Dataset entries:
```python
def reorder_tiles(src, H, W, tile, to_tiles):
    assert src.is_contiguous() and src.dtype in (torch.uint8, torch.int32)
    planes = src.numel() // (H * W)
    dst = torch.empty_like(src)
    check(lib.l3c_reorder_tiles(_ptr(src), _ptr(dst), src.element_size(), planes, H, W, tile[0], tile[1],
                                1 if to_tiles else 0, _stream_ptr()))
    LAUNCHES['n'] += 1
    return dst


def dmll_nll(l, sym, values, C, K, L, rgb, x_min, x_max, want_map=False):
    N, H, W, _ = l.shape
    out = torch.empty(N, dtype=torch.float64, device=l.device)
    nmap = torch.empty(N, C, H, W, dtype=torch.float32, device=l.device) if want_map else None
    check(lib.l3c_dmll_nll(_ptr(l), _ptr(sym), _ptr(values), N, H * W, C, K, L, int(rgb),
                           float(x_min), float(x_max), _ptr(out), _ptr(nmap), _stream_ptr()))
    LAUNCHES['n'] += 2
    return out, nmap


def dmll_channel_params(l, x_dec, C, K, rgb, c):
    N, H, W, _ = l.shape
    outs = [torch.empty(N, K, H, W, dtype=torch.float32, device=l.device) for _ in range(3)]
    check(lib.l3c_dmll_channel_params(_ptr(l), _ptr(x_dec), N, H * W, C, K, int(rgb), c,
                                      _ptr(outs[0]), _ptr(outs[1]), _ptr(outs[2]), _stream_ptr()))
    LAUNCHES['n'] += 1
    return outs


def lin_dmll_intervals(conv, cat_h, sym, targets, C, K, L, rgb):
    N, H, W, cin = cat_h.shape
    assert cat_h.dtype == torch.float16 and cat_h.is_contiguous() and cin == conv.in_channels
    assert conv.kernel_size[0] == 1 and conv.out_channels == (4 if rgb else 3) * C * K
    w_h, b = _packed_obj(conv).get_f16()
    iv = torch.empty(N, C, H * W, dtype=torch.int32, device=cat_h.device)
    check(lib.l3c_lin_dmll_intervals(_ptr(cat_h), _ptr(w_h), _ptr(b), _ptr(sym), _ptr(targets), N, H * W, cin, C, K,
                                     L, int(rgb), _ptr(iv), _stream_ptr()))
    LAUNCHES['n'] += 1
    return iv


def dmll_sample(l, u_sel, u_x, C, K, rgb):
    N, H, W, _ = l.shape
    assert u_sel.shape == (N, C, K, H, W) and u_x.shape == (N, C, H, W)
    out = torch.empty(N, C, H, W, dtype=torch.float32, device=l.device)
    check(lib.l3c_dmll_sample(_ptr(l), _ptr(u_sel.contiguous()), _ptr(u_x.contiguous()), N, H * W, C, K, int(rgb),
                              _ptr(out), _stream_ptr()))
    LAUNCHES['n'] += 1
    return out


def _to_device_async(arr, device):
    return torch.from_numpy(np.ascontiguousarray(arr)).pin_memory().to(device, non_blocking=True)


def _desc_to_device(arr, device):
    return _to_device_async(arr.view(np.uint8).reshape(-1), device)


def ac_encode_streams(desc_np, device):
    n = desc_np.shape[0]
    desc = _desc_to_device(desc_np, device)
    lens = torch.empty(n, dtype=torch.int32, device=device)
    check(lib.l3c_ac_encode_streams(_ptr(desc), n, _ptr(lens), _stream_ptr()))
    LAUNCHES['n'] += 1
    return desc, lens


def pack_streams(desc_dev, lens_dev, dst_off_np, n, blob):
    off = _to_device_async(dst_off_np.astype(np.int64), blob.device)
    check(lib.l3c_pack_streams(_ptr(desc_dev), _ptr(lens_dev), _ptr(off), n, _ptr(blob), _stream_ptr()))
    LAUNCHES['n'] += 1


def decode_rgb_pipelined(l, S, targets, K, L, table, descs_dev, chunk_px, cur, bld, dec):
    N, H, W, _ = l.shape
# ... 20 lines not shown
```

Baseline: 94.34.

## Restructure DMLL CDF table kernel with per-group saturation ballots and vector row writes

Rewrites the CDF table builder so that for 256-wide rows each lane classifies a subset of mixture components per 32-entry group via ballots. Fully saturated groups are then filled arithmetically and written as 16-byte vectors, while only unsaturated groups evaluate sigmoids for the live components into a shared-memory row. It also pads params to 12 for float4 shared loads, caches targets in shared memory, specialises on pitch, and adds a plain reference kernel plus a shared launch helper. The aim is to cut sigmoid work and scattered 2-byte stores during table construction, at the cost of more complex warp logic and a 16-byte alignment requirement on the table.

```diff
diff --git a/include/l3c_b200.h b/include/l3c_b200.h
--- a/include/l3c_b200.h
+++ b/include/l3c_b200.h
@@ -79,6 +79,10 @@
 int l3c_dmll_build_table(const float *l_dev, const uint8_t *sym_dev, const float *targets_dev,
                          int N, int HW, int C, int K, int L, int rgb, int c, int pix0, int npix,
                          uint16_t *table_dev, int pitch, void *stream);
+
+int l3c_dmll_build_table_plain(const float *l_dev, const uint8_t *sym_dev, const float *targets_dev,
+                               int N, int HW, int C, int K, int L, int rgb, int c, int pix0, int npix,
+                               uint16_t *table_dev, int pitch, void *stream);
 
 int l3c_dmll_build_table_tiled(const float *l_dev, const uint8_t *sym_dev, const float *targets_dev,
                                int N, int H, int W, int C, int K, int L, int rgb, int c, int th, int tw,
diff --git a/l3c_pytorch_b200/_lib.py b/l3c_pytorch_b200/_lib.py
--- a/l3c_pytorch_b200/_lib.py
+++ b/l3c_pytorch_b200/_lib.py
@@ -45,6 +45,7 @@
     'l3c_lut_intervals': (c_int, [c_void_p, c_void_p, c_int64, c_void_p, c_void_p]),
     'l3c_dmll_intervals': (c_int, [c_void_p] * 3 + [c_int] * 6 + [c_void_p, c_void_p]),
     'l3c_dmll_build_table': (c_int, [c_void_p] * 3 + [c_int] * 9 + [c_void_p, c_int, c_void_p]),
+    'l3c_dmll_build_table_plain': (c_int, [c_void_p] * 3 + [c_int] * 9 + [c_void_p, c_int, c_void_p]),
     'l3c_dmll_build_table_tiled': (c_int, [c_void_p] * 3 + [c_int] * 10 + [c_void_p, c_int, c_void_p]),
     'l3c_reorder_tiles': (c_int, [c_void_p, c_void_p] + [c_int] * 7 + [c_void_p]),
     'l3c_dmll_nll': (c_int, [c_void_p] * 3 + [c_int] * 6 + [c_float, c_float, c_void_p, c_void_p, c_void_p]),
diff --git a/l3c_pytorch_b200/csrc/dmll.cu b/l3c_pytorch_b200/csrc/dmll.cu
--- a/l3c_pytorch_b200/csrc/dmll.cu
+++ b/l3c_pytorch_b200/csrc/dmll.cu
@@ -53,19 +53,47 @@
     return (ty * th + rem2 / w) * W + tx * tw + rem2 % w;
 }
 
+constexpr int TB_KP = 12;
+
 template <int K>
-__global__ void __launch_bounds__(TB_THREADS)
+__device__ __forceinline__ uint32_t cdf_entry_live(uint32_t lo, uint32_t live, const float (&pi)[K],
+                                                   const float (&mu)[K], const float (&is)[K], float t,
+                                                   float scale, int e) {
+    float sig[K];
+    bool skip[K];
+#pragma unroll
+    for (int k = 0; k < K; ++k) {
+        sig[k] = 1.0f;
+        skip[k] = !((lo >> k) & 1u);
+        if ((live >> k) & 1u) {
+            const float u = __fmul_rn(__fsub_rn(t, mu[k]), is[k]);
+            sig[k] = (u <= SAT_LO) ? 1.0f : sigmoid_from_log2(u);
+            skip[k] = u >= SAT_HI;
+        }
+    }
+    float acc = 0.f;
+#pragma unroll
+    for (int k = 0; k < K; ++k) acc = skip[k] ? acc : __fmaf_rn(pi[k], sig[k], acc);
+    return (uint32_t)(__float2int_rn(__fmul_rn(acc, scale)) + e) & 0xFFFFu;
+}
+
+template <int K, int PITCH>
+__global__ void __launch_bounds__(TB_THREADS, 3)
 dmll_table_kernel(const float *__restrict__ l, const uint8_t *__restrict__ sym,
                   const float *__restrict__ targets, int HW, int C, int L, int rgb, int c_first,
-                  int pix0, int npix, uint16_t *__restrict__ table, int pitch, int H, int W, int th, int tw) {
-    __shared__ float s_pi[TB_PIX][K];
-    __shared__ float s_mu[TB_PIX][K];
-    __shared__ float s_is[TB_PIX][K];
+                  int pix0, int npix, uint16_t *__restrict__ table, int H, int W, int th, int tw) {
+    static_assert(K <= TB_KP && TB_KP % 4 == 0 && K > 8 && K <= 12, "lanes classify terms sub, sub+4, sub+8");
+    __shared__ __align__(16) float s_pi[TB_PIX][TB_KP];
+    __shared__ __align__(16) float s_mu[TB_PIX][TB_KP];
+    __shared__ __align__(16) float s_is[TB_PIX][TB_KP];
+    __shared__ float s_t[PITCH];
+    __shared__ __align__(16) uint16_t s_row[PITCH == 256 ? TB_THREADS / 32 : 1][PITCH];
     const int Kp = (rgb ? 4 : 3) * C * K;
     const int n = blockIdx.y;
     const int c = c_first + blockIdx.z;
     const int q0 = blockIdx.x * TB_PIX;
     const int np = min(TB_PIX, npix - q0);
+    for (int e = threadIdx.x; e < PITCH; e += TB_THREADS) s_t[e] = __ldg(targets + min(e, L - 1));
     if ((int)threadIdx.x < np) {
         const int p = pix0 + q0 + threadIdx.x;
         const int pr = th > 0 ? tile_order_to_raster(p, H, W, th, tw) : p;
@@ -75,60 +103,125 @@
         if (rgb && c >= 2) xg = (float)sym[((size_t)n * C + 1) * HW + p];
         ChanParams<K> cp;
         channel_params<K>(lp, 1, C, c, rgb != 0, xr, xg, cp);
-#pragma unroll
-        for (int k = 0; k < K; ++k) {
-            s_pi[threadIdx.x][k] = cp.pi[k];
-            s_mu[threadIdx.x][k] = cp.mu[k];
-            s_is[threadIdx.x][k] = cp.inv_s[k];
+        float pi[TB_KP], mu[TB_KP], is[TB_KP];
+#pragma unroll
+        for (int k = 0; k < TB_KP; ++k) {
+            pi[k] = k < K ? cp.pi[k] : 0.f;
+            mu[k] = k < K ? cp.mu[k] : 0.f;
+            is[k] = k < K ? cp.inv_s[k] : 0.f;
+        }
+#pragma unroll
+        for (int k = 0; k < TB_KP; k += 4) {
+            *reinterpret_cast<float4 *>(&s_pi[threadIdx.x][k]) = make_float4(pi[k], pi[k + 1], pi[k + 2], pi[k + 3]);
+            *reinterpret_cast<float4 *>(&s_mu[threadIdx.x][k]) = make_float4(mu[k], mu[k + 1], mu[k + 2], mu[k + 3]);
+            *reinterpret_cast<float4 *>(&s_is[threadIdx.x][k]) = make_float4(is[k], is[k + 1], is[k + 2], is[k + 3]);
         }
     }
     __syncthreads();
     const float scale = (float)(65536 - L);
     const int warp = threadIdx.x >> 5, lane = threadIdx.x & 31;
-    const int groups = pitch >> 5;
-    float tg[8];
-#pragma unroll
-    for (int j = 0; j < 8; ++j) {
-        const int e = 32 * j + lane;
-        tg[j] = (j < groups && e < L) ? __ldg(targets + e) : 0.f;
-    }
+    const uint32_t FULL = 0xFFFFFFFFu, ALL_K = (1u << K) - 1u;
+    uint16_t *const rows = table + (((size_t)n * C + c) * HW + pix0 + q0) * PITCH;
+    const float t_lane = s_t[lane];
+    const int g = PITCH == 256 ? lane >> 2 : 0, sub = lane & 3;
+    const bool g_valid = 32 * g < L;
+    const float t_first = s_t[min(32 * g, L - 1)], t_last = s_t[min(32 * g + 31, L - 1)];
     for (int r = warp; r < np; r += TB_THREADS / 32) {
         float pi[K], mu[K], is[K];
 #pragma unroll
-        for (int k = 0; k < K; ++k) {
-            pi[k] = s_pi[r][k];
-            mu[k] = s_mu[r][k];
-            is[k] = s_is[r][k];
-        }
-        const float mu_l = s_mu[r][lane < K ? lane : 0], is_l = s_is[r][lane < K ? lane : 0];
-        uint16_t *row = table + (((size_t)n * C + c) * HW + pix0 + q0 + r) * pitch;
-#pragma unroll
-        for (int j = 0; j < 8; ++j) {
-            if (j >= groups) break;
-            const int e = 32 * j + lane;
-            uint32_t v = 0u;
-            bool done = false;
-            if (32 * j + 31 < L) {
-                const float t_first = __shfl_sync(0xFFFFFFFFu, tg[j], 0), t_last = __shfl_sync(0xFFFFFFFFu, tg[j], 31);
-                const float u_first = __fmul_rn(__fsub_rn(t_first, mu_l), is_l);
-                const float u_last = __fmul_rn(__fsub_rn(t_last, mu_l), is_l);
-                const uint32_t lo_mask = __ballot_sync(0xFFFFFFFFu, lane < K && u_first <= SAT_LO);
-                const uint32_t hi_mask = __ballot_sync(0xFFFFFFFFu, lane < K && u_last >= SAT_HI);
-                if ((lo_mask | hi_mask) == (1u << K) - 1u) {
-                    float acc = 0.f;
-#pragma unroll
-                    for (int k = 0; k < K; ++k) acc = ((lo_mask >> k) & 1u) ? __fadd_rn(acc, pi[k]) : acc;
-                    v = (uint32_t)(__float2int_rn(__fmul_rn(acc, scale)) + e) & 0xFFFFu;
-                    done = true;
+        for (int k = 0; k < TB_KP; k += 4) {
+            const float4 a = *reinterpret_cast<const float4 *>(&s_pi[r][k]);
+            const float4 b = *reinterpret_cast<const float4 *>(&s_mu[r][k]);
+            const float4 d = *reinterpret_cast<const float4 *>(&s_is[r][k]);
+            const float av[4] = {a.x, a.y, a.z, a.w}, bv[4] = {b.x, b.y, b.z, b.w}, dv[4] = {d.x, d.y, d.z, d.w};
+#pragma unroll
+            for (int i = 0; i < 4; ++i)
+                if (k + i < K) { pi[k + i] = av[i]; mu[k + i] = bv[i]; is[k + i] = dv[i]; }
+        }
+        if constexpr (PITCH == 32) {
+            const int kl = lane < K ? lane : 0;
+            const float mu_l = s_mu[r][kl], is_l = s_is[r][kl];
+            const uint32_t lo = __ballot_sync(FULL, lane < K && __fmul_rn(__fsub_rn(t_first, mu_l), is_l) <= SAT_LO);
+            const uint32_t hi = __ballot_sync(FULL, lane < K && __fmul_rn(__fsub_rn(t_last, mu_l), is_l) >= SAT_HI);
+            const uint32_t v = ((lo | hi) == ALL_K) ? cdf_entry_live<K>(lo, 0u, pi, mu, is, t_lane, scale, lane)
+                                                    : mixture_cdf_u16<K>(pi, mu, is, t_lane, scale, lane);
+            rows[(size_t)r * PITCH + lane] = lane < L ? (uint16_t)v : (uint16_t)0;
+        } else {
+            uint32_t bl[3], bh[3];
+#pragma unroll
+            for (int i = 0; i < 3; ++i) {
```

Exercise brief: Every line of the records above where the string "blockIdx" is found should be copied.

Answer for this exercise:
     const int n = blockIdx.y;
     const int c = c_first + blockIdx.z;
     const int q0 = blockIdx.x * TB_PIX;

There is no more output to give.